Merci! Je vais tester. 
Les données collectées par cette application se retrouvent ensuite dans l'app Santé ?

Et elle enregistre en tâche de fond? Où il faut penser à la lancer avant  d'enfourcher le vélo ?


----------



## Jura39 (30 Mai 2018)

Je ne l'utile pas Maus j'utilise Runtastic pour la course a pied et je dois le lancer a chaque départ
les infos ne vont pas dans l'application santé ( j'évite de m'en servir car pour moi elle sert a rien ) 
je remarque a l'instant que celle que j'utilise est aussi utile pour le vélo

https://itunes.apple.com/fr/app/runtastic-pro-course-à-pied/id366626332?mt=8


----------



## Adrien_R (30 Mai 2018)

Salut
Avec Runtastic tu peux transférer les données automatiquement dans l’application santé, c’est ce que je fais quand je vais courir ou bien faire du VTT.
Il te suivi d’aller dans l’onglet source de santé et tu clique sur Runtastic et tu choisi ce que tu veux transférer dans santé.


----------



## Jura39 (30 Mai 2018)

Adrien_R a dit:


> Salut
> Avec Runtastic tu peux transférer les données automatiquement dans l’application santé, c’est ce que je fais quand je vais courir ou bien faire du VTT.
> Il te suivi d’aller dans l’onglet source de santé et tu clique sur Runtastic et tu choisi ce que tu veux transférer dans santé.
> Voir la pièce jointe 123009



Bonjour

A quoi cela sert il ?


----------



## r e m y (30 Mai 2018)

Jura39 a dit:


> Bonjour
> 
> A quoi cela sert il ?



Ça permet d'avoir une visualisation centralisée en un seul endroit de son activité de la journée. C'est en tous cas ce que je cherche à obtenir.


----------



## Jura39 (30 Mai 2018)

r e m y a dit:


> Ça permet d'avoir une visualisation centralisée en un seul endroit de son activité de la journée. C'est en tous cas ce que je cherche à obtenir.
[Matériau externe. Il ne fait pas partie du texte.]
__global__ __launch_bounds__(256) void top_fold_k(const float* __restrict__ part, int nparts, int N, float* __restrict__ dW,
                                                  float* __restrict__ db, float* __restrict__ d_sum, float* __restrict__ loss) {
  __shared__ float red[16][17];
  const int c = threadIdx.x & 15, sl = threadIdx.x >> 4;
  const int k = blockIdx.x * 16 + c;
  float acc = 0.f;
  if (k < N + 2) {
#pragma unroll 8
    for (int q = sl; q < nparts; q += 16) acc += part[static_cast<int64_t>(q) * (N + 2) + k];
  }
  red[sl][c] = acc;
  __syncthreads();
  if (sl == 0 && k < N + 2) {
    float v = 0.f;
#pragma unroll
    for (int q = 0; q < 16; ++q) v += red[q][c];
    if (k < N) dW[k] = v;
    else if (k == N) { if (db) db[0] = v; if (d_sum) d_sum[0] = v; }
    else if (loss) loss[0] = v;
  }
}

template <int EPI>
int32_t launch_pl(PlArgs& a, hipStream_t st, const char* what) {
  int tn = a.N <= 128 ? 1 : (a.N <= 256 ? 2 : 4);
  if (a.N > 512) tn = 2;
  if (const int v = mi::env_int("MI_PL_TILE", 0)) {
    if ((v == 1 || v == 2 || v == 4) && (!a.Cp || a.N <= 128 * v)) tn = v;
  }
  int tm = tn == 4 ? 2 : 4;
  if (tm == 4 && static_cast<int64_t>((a.N + 128 * tn - 1) / (128 * tn)) * ((a.M + 255) / 256) < 256) tm = 2;
  const int bn = 128 * tn, bm = 64 * tm;
  a.tiles_n = (a.N + bn - 1) / bn;
  const int64_t blocks = static_cast<int64_t>(a.tiles_n) * ((a.M + bm - 1) / bm);
  if (blocks <= 0 || blocks > INT32_MAX) {
    mi::set_error("%s: bad grid", what);
    return MI_ERR_INVALID;
  }
  if (a.Cp && a.tiles_n != 1) {
    mi::set_error("%s: a planes result needs N <= 512 (one column tile holds the whole row)", what);
    return MI_ERR_UNSUPPORTED;
  }
  const dim3 g(static_cast<unsigned>(blocks)), b(PL_THREADS);
  const bool hot = a.Cp && !a.C && a.tiles_n == 1 && a.N == bn && a.M % bm == 0 && a.amax_c && a.bsc < (int64_t(1) << 31) &&
                   (EPI == PL_FWD ? (a.keep_prob < 1.f && a.mbits && a.mbld * 32 == a.N && a.bias)
                                  : (a.mbits && a.mbld * 32 == a.N));
  if (hot && tn == 1 && tm == 4) gemm_pl_k<1, 4, EPI, true><<<g, b, 0, st>>>(a);
  else if (hot && tn == 2 && tm == 4) gemm_pl_k<2, 4, EPI, true><<<g, b, 0, st>>>(a);
  else if (hot && tn == 4 && EPI == PL_DGRAD) gemm_pl_k<4, 2, PL_DGRAD, true><<<g, b, 0, st>>>(a);
  else if (tn == 1 && tm == 4) gemm_pl_k<1, 4, EPI><<<g, b, 0, st>>>(a);
  else if (tn == 1) gemm_pl_k<1, 2, EPI><<<g, b, 0, st>>>(a);
  else if (tn == 2 && tm == 4) gemm_pl_k<2, 4, EPI><<<g, b, 0, st>>>(a);
  else if (tn == 2) gemm_pl_k<2, 2, EPI><<<g, b, 0, st>>>(a);
  else gemm_pl_k<4, 2, EPI><<<g, b, 0, st>>>(a);
  MI_CHECK_LAUNCH(what);
  return MI_OK;
}

}

extern "C" {

size_t mi_planes_bytes(int64_t rows, int32_t K) { return static_cast<size_t>((K + 15) >> 4) * static_cast<size_t>(rows) * PL_ROWB; }

int32_t mi_split_rows(const float* X, int64_t ldx, int64_t rows, int32_t K, int32_t transpose, const mi_planes_t* out,
                      float* amax_out, mi_stream_t stream) {
  MI_REQUIRE(rows >= 0 && K > 0 && X, "split_rows: rows=%lld K=%d", (long long)rows, K);
  if (rows == 0) return MI_OK;
  MI_REQUIRE(mi::planes_ok(out, rows), "split_rows: output planes (16-byte aligned data, blk_stride >= 64 * rows and a multiple of 64, row_exp)");
  MI_REQUIRE(transpose ? ldx >= rows : ldx >= K, "split_rows: ldx=%lld", (long long)ldx);
  if (transpose) {
    const int64_t tb = mi::ceil_div(rows, 32);
    MI_REQUIRE(tb <= INT32_MAX, "split_rows: grid too large");
    split_t_k<<<dim3((unsigned)tb), dim3(256), 0, mi::as_stream(stream)>>>(X, ldx, rows, K, static_cast<char*>(out->data),
                                                                           out->blk_stride, out->row_exp, amax_out);
    MI_CHECK_LAUNCH("split_rows(transposed)");
    return MI_OK;
  }
  if ((K & 15) == 0 && (ldx & 3) == 0 && (reinterpret_cast<uintptr_t>(X) & 15u) == 0) {
    int lpr = 1;
    while (lpr < 64 && lpr < (K >> 4)) lpr <<= 1;
// ... 57 lines not shown
  MI_CHECK_LAUNCH("merge_rows");
  return MI_OK;
}

int32_t mi_dense_fwd_planes(const mi_planes_t* X, const mi_planes_t* Wt, const float* bias, float* Y, int64_t ldy,
                            const mi_planes_t* Yp, int64_t M, int32_t N, int32_t K, int32_t relu, float keep_prob,
                            uint64_t seed, float* amax_out, uint32_t* mask_bits_out, int64_t mask_ld, mi_stream_t stream) {
  MI_REQUIRE(M >= 0 && M <= INT32_MAX && N > 0 && K > 0, "dense_fwd_planes: M=%lld N=%d K=%d", (long long)M, N, K);
  MI_REQUIRE(!mask_bits_out || mask_ld >= (N + 31) / 32, "dense_fwd_planes: mask_ld=%lld < ceil(N / 32)", (long long)mask_ld);
  if (M == 0) return MI_OK;
  MI_REQUIRE((K & 15) == 0 && (N & 15) == 0, "dense_fwd_planes: N=%d and K=%d must be multiples of 16 (use mi_dense_fwd)", N, K);
  MI_REQUIRE(mi::planes_ok(X, M) && mi::planes_ok(Wt, N), "dense_fwd_planes: operand planes");
  MI_REQUIRE(Y || Yp, "dense_fwd_planes: no output");
  MI_REQUIRE(!Y || (ldy >= N && (ldy & 3) == 0 && mi::aligned16(Y)), "dense_fwd_planes: Y leading dimension / alignment");
  MI_REQUIRE(!Yp || mi::planes_ok(Yp, M), "dense_fwd_planes: output planes");
  MI_REQUIRE(keep_prob > 0.f && keep_prob <= 1.f, "dense_fwd_planes: keep_prob=%f", keep_prob);
  PlArgs a{};
  a.A = static_cast<const char*>(Wt->data); a.bsa = Wt->blk_stride; a.a_exp = Wt->row_exp;
  a.B = static_cast<const char*>(X->data); a.bsb = X->blk_stride; a.b_exp = X->row_exp;
  a.M = (int)M; a.N = N; a.K = K;
  a.C = Y; a.ldc = ldy;
  if (Yp) { a.Cp = static_cast<char*>(Yp->data); a.bsc = Yp->blk_stride; a.c_exp = Yp->row_exp; }
  a.bias = bias; a.relu = relu; a.keep_prob = keep_prob; a.keep_div = keep_prob; a.keep_rcp = 1.0f / keep_prob; a.seed = seed; a.st = mi::step_state();
  a.amax_c = amax_out;
  a.mbits = mask_bits_out; a.mbld = mask_ld;
  return launch_pl<PL_FWD>(a, mi::as_stream(stream), "dense_fwd_planes");
}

J'aimerais aussi obtenir cela , mais j'utilise Runtastic pour la course et j'ai aussi l'application Health mate qui est connecté a ma montre

Un peu compliqué !!


----------



## Adrien_R (30 Mai 2018)

r e m y a dit:


> Ça permet d'avoir une visualisation centralisée en un seul endroit de son activité de la journée. C'est en tous cas ce que je cherche à obtenir.



Ouais exactement, je trouve l'appli santé bien faite et j'aime bien le principe de tout avoir au même endroit.


----------



## Jura39 (30 Mai 2018)

Adrien_R a dit:


> Ouais exactement, je trouve l'appli santé bien faite et j'aime bine le principe de tout avoir au même endroit.
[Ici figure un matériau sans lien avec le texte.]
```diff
@@ -272,12 +333,16 @@
         ca.has_res[k] = a.ep.res_mode == RES_DIRECT;
         ca.hi[k] = a.ep.act == ACT_RELU6 ? 6.f : INFINITY;
     }
-    const size_t lds_bytes = (size_t)(2 * K::WG_F + 8 * K::NBUF * K::IMG_F) * 4;
-    return mrow_launch(mstrip_chain_kernel<12, true>, mstrip_chain_kernel<12, false>, blocks[0].ep.act == ACT_RELU, dim3((unsigned)ca.B), dim3(512), lds_bytes,
-                       (hipStream_t)stream, ca);
-}
-
-unsigned long long* g_mstrip_stamps = nullptr;
+    size_t lds_bytes = (size_t)(2 * K::WG_F + 8 * K::NBUF * K::IMG_F) * 4;
+#ifdef MI_MSTRIP_STAMPS
+    ca.stamps = g_mstrip_stamps;
+    lds_bytes += (size_t)8 * kMstripChain * kMstripStampSlots * 8;
+#endif
+    const bool relu = blocks[0].ep.act == ACT_RELU;
+    if (lds_handover)
+        return mrow_launch(mstrip_chain_kernel<12, true, true>, mstrip_chain_kernel<12, false, true>, relu, dim3((unsigned)ca.B), dim3(512), lds_bytes, (hipStream_t)stream, ca);
+    return mrow_launch(mstrip_chain_kernel<12, true, false>, mstrip_chain_kernel<12, false, false>, relu, dim3((unsigned)ca.B), dim3(512), lds_bytes, (hipStream_t)stream, ca);
+}
 
 int launch_mstrip(const BlockArgs& a, void* stream) {
     using K = MK<12>;
```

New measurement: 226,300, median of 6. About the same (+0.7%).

Cela implique d'utiliser plusieurs applications pour le sport ?


----------



## Adrien_R (30 Mai 2018)

Jura39 a dit:


> Cela implique d'utiliser plusieurs applications pour le sport ?


Ben pas forcément en tout cas moi qui cours et fais du VTT je n'utilise que Runtastic. Après je souhaite m'acheter une Apple Wacth et pouvoir me passer de cette application, peut être la série 4 en septembre


----------



## Jura39 (30 Mai 2018)

J'ai une Nokia Steel Hr et je passe par une application tierce , mais qui peux communiquer avec l'application santé , mais j'avais refusé cela en pensant faire un doublons .
Car ma montre enregistre le nombre de pas , et l'application santé aussi il me semble, et je ne comprend pas comment ils peuvent fonctionner dans la journée ?


----------



## Adrien_R (30 Mai 2018)

Y me semble que lorsque qu tu as une Apple Watch le podomètre de la montre prend le dessus sur celui de l'Iphone. Tu n'as donc pas de doublons de comptage de pas. 
Après je ne sais pas comment cela fonctionne avec une autre montre connectée.


----------



## Jura39 (30 Décembre 2018)

Bonjour ,

Je relance le sujet afin de savoir si vous etes beaucoup a utiliser cette application " Santé " ?


----------



## Jura39 (31 Décembre 2018)

J'hésite a activer " Santé " 
Avez vous des conseils ?


----------



## Membre supprimé 1129907 (31 Décembre 2018)

Je l’utilise, pas de doublons avec le nombre de pas de ma montre (steel hr sport)


----------



## Jura39 (31 Décembre 2018)

ecatomb a dit:


> Je l’utilise, pas de doublons avec le nombre de pas de ma montre (steel hr sport)


Quel avantage , j'utilise runtastic ?


----------



## Membre supprimé 1129907 (31 Décembre 2018)

L’avantage, c’est que les données sont en sécurité chez Apple
Sinon j’ai aussi l’application officielle de ma montre, mais quand j’en changerais ... ben je perdrais les données. D’ou mon choix.

Si runtastic a peut de chance de disparaître et est bien sauvegardé sur le cloud, aucun intérêt de passé à l’appli santé. Le seul plus serait la présentation si elle te plaît mieux


----------



## Jura39 (31 Décembre 2018)

Santé consomme de la date ?

Le seul avantage de santé , c'est que l'application est toujours active , pour Runtastic , il faut déclencher une activité


----------



## Jura39 (21 Janvier 2019)

Bonsoir

Comment activé santé et runtastic?


----------



## Jura39 (29 Janvier 2019)

Jura39 a dit:


> Bonsoir
> 
> Comment activé santé et runtastic?



Personne pour m'aider ?


----------